EXERCISE DETAILS:
A single number is the expected answer: the count of lines in the records below that contain "void".

Items from a dataset:
--*--
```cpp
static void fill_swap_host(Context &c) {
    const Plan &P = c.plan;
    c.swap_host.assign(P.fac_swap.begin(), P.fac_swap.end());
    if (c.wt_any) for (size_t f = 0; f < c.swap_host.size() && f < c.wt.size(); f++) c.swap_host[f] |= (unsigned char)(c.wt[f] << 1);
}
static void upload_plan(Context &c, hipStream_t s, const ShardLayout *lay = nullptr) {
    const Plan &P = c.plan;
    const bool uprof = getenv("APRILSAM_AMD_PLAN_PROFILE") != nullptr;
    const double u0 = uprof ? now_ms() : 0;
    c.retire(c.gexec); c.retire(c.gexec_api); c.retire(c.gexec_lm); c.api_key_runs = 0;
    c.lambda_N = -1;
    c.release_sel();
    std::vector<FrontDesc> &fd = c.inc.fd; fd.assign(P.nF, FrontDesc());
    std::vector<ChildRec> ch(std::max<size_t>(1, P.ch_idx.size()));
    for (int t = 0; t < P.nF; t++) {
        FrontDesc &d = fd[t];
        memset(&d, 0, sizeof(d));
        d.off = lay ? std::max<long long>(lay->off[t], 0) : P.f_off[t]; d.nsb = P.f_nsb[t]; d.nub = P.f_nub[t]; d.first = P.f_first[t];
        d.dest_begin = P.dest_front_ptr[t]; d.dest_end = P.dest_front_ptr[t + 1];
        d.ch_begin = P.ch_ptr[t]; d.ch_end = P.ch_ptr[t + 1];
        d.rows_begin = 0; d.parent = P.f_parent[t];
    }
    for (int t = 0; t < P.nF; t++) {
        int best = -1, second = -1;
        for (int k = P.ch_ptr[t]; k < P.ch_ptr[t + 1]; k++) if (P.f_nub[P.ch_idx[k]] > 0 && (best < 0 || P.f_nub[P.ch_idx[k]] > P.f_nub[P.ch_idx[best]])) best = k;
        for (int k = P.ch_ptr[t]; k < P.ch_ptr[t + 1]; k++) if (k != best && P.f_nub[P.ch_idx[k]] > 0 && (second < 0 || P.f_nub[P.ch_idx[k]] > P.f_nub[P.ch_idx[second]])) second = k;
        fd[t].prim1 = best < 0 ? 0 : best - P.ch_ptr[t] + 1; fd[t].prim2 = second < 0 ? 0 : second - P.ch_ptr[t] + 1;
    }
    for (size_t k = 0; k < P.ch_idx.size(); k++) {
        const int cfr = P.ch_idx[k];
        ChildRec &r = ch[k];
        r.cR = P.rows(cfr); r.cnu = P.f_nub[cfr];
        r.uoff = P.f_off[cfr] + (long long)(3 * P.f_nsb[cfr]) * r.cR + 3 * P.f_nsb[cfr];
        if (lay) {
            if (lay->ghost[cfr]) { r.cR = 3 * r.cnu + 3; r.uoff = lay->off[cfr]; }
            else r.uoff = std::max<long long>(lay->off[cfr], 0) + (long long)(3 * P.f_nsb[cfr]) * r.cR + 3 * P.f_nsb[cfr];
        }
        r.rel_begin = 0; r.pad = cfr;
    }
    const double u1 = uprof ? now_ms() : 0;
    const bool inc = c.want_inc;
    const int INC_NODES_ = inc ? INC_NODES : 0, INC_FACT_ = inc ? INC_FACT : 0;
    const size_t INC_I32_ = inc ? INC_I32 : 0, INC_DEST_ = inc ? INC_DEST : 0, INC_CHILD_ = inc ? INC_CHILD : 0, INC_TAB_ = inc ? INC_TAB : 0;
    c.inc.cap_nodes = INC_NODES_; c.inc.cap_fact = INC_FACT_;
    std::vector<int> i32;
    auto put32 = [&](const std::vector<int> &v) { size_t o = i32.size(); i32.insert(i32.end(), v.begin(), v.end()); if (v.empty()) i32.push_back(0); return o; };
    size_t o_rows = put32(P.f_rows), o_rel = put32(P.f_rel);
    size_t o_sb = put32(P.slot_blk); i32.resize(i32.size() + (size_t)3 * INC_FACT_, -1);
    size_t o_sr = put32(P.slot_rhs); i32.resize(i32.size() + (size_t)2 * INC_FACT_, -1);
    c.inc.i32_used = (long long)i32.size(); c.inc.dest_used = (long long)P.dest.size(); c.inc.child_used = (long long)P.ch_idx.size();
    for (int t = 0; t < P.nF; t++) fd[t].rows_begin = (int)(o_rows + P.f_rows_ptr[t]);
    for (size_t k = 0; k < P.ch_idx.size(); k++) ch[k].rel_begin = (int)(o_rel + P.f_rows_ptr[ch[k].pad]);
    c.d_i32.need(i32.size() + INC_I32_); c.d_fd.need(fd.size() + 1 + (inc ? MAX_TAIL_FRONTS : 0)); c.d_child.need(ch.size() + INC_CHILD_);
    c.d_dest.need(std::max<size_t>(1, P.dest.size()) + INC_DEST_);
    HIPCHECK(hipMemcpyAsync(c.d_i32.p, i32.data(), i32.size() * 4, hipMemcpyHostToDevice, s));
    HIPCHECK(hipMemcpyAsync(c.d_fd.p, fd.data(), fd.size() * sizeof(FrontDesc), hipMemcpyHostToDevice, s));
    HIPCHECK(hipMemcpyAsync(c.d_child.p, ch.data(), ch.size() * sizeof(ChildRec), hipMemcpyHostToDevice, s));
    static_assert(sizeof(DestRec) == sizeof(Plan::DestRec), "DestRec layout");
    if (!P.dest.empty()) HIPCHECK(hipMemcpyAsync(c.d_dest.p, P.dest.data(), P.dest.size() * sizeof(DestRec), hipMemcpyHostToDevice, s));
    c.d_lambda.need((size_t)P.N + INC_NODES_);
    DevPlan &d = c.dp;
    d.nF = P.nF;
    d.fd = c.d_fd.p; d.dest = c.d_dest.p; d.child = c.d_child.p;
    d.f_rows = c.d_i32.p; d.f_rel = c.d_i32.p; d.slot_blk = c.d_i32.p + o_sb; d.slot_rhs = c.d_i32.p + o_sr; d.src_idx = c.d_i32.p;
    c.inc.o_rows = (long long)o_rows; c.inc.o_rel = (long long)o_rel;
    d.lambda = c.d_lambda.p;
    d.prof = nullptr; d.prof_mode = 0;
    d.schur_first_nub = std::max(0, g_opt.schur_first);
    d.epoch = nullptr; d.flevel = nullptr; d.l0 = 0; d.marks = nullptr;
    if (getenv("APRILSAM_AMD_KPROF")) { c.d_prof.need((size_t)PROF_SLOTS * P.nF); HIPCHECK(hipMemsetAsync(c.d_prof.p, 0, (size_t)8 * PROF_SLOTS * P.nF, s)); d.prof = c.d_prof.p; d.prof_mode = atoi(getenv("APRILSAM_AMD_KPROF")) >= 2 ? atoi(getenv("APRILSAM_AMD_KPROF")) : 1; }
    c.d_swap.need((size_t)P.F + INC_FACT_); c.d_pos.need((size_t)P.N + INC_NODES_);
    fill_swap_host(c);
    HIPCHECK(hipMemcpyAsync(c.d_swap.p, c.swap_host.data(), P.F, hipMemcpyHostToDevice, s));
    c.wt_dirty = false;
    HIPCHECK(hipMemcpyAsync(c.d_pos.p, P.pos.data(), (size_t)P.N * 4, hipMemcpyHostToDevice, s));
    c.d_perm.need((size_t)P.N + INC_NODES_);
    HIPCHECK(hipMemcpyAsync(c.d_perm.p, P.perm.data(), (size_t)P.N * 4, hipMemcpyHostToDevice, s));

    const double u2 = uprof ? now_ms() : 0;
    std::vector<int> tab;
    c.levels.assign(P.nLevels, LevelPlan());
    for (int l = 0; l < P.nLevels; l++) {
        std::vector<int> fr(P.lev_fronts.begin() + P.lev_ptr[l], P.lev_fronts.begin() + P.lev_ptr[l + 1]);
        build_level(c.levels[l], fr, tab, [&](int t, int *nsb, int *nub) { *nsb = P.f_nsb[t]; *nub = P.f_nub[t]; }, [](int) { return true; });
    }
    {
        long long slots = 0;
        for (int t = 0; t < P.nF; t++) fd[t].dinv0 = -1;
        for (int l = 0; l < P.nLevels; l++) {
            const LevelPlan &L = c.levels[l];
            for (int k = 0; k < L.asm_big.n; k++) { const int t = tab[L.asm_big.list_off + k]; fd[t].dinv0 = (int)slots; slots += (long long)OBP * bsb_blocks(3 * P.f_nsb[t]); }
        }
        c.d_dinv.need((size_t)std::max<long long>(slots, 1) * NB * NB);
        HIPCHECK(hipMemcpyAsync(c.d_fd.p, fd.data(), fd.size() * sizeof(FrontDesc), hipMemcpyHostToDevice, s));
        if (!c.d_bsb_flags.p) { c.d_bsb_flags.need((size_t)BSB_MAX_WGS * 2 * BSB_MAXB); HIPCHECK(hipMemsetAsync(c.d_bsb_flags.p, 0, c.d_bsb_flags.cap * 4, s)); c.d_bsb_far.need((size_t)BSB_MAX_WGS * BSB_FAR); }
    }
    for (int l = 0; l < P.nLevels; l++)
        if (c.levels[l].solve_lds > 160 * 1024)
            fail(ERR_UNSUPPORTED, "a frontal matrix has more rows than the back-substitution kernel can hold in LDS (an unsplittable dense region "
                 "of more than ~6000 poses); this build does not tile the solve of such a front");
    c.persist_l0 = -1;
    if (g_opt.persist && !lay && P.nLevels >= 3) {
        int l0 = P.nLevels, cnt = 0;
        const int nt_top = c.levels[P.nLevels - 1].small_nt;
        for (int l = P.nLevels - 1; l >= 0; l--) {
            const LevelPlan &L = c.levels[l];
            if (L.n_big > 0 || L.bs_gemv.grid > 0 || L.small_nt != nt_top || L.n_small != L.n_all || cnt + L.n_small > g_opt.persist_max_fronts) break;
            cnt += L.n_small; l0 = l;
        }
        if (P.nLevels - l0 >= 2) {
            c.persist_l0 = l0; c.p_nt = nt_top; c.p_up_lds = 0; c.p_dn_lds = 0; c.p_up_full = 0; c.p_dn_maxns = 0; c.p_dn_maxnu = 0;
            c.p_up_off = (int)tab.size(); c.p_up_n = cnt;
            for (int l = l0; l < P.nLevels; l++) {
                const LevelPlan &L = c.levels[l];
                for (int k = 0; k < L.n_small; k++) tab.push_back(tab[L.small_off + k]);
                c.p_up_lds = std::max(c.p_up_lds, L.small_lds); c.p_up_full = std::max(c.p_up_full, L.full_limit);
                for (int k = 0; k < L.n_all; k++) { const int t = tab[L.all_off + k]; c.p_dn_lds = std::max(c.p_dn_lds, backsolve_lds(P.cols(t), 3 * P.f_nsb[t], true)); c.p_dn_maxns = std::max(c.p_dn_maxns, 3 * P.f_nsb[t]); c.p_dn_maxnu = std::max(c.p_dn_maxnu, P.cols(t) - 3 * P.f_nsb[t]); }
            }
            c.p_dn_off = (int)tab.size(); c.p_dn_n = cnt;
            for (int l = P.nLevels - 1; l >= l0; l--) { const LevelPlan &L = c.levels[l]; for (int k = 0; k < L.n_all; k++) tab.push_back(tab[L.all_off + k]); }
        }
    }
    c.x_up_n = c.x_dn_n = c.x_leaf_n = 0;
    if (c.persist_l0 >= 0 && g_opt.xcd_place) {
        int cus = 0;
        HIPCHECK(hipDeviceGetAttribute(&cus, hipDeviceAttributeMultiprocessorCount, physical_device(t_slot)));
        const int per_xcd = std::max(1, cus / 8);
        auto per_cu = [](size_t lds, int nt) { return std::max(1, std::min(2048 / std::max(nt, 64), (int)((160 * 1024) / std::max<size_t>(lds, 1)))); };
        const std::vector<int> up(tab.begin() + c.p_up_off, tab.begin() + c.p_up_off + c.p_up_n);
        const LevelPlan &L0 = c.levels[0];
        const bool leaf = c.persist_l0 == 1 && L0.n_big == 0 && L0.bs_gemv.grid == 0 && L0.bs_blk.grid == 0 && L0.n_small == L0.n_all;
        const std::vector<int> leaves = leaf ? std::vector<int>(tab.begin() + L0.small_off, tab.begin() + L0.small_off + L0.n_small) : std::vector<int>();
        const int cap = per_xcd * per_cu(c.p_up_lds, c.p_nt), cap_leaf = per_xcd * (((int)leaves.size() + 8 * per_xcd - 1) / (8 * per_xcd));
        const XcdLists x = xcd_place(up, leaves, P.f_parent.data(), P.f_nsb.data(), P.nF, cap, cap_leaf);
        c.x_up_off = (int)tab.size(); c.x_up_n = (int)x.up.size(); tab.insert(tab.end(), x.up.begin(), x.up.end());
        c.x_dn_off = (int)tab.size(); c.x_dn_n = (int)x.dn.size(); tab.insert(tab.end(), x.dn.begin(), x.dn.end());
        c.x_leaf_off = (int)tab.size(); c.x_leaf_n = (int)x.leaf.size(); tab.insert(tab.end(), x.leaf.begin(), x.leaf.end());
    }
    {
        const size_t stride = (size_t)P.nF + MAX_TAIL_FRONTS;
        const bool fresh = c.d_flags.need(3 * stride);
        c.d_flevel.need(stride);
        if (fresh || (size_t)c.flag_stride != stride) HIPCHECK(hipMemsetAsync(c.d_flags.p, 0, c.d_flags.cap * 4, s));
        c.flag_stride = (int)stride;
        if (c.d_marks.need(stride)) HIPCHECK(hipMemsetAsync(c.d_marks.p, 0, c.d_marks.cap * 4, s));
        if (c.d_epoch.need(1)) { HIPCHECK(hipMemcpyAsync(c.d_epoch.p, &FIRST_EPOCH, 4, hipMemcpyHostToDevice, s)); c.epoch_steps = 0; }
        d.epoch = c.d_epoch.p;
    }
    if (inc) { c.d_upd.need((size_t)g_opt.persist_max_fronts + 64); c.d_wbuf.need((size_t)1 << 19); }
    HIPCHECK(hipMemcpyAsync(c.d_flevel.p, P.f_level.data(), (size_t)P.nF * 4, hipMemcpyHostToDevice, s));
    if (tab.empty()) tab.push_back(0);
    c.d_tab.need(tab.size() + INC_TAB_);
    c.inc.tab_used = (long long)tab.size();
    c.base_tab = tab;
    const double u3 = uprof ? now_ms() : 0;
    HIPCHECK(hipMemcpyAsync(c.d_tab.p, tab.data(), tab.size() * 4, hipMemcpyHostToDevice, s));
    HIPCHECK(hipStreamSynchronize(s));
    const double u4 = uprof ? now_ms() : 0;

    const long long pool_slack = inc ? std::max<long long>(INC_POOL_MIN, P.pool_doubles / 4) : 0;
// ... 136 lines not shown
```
--*--
OUTPUT FOR THIS EXERCISE:
2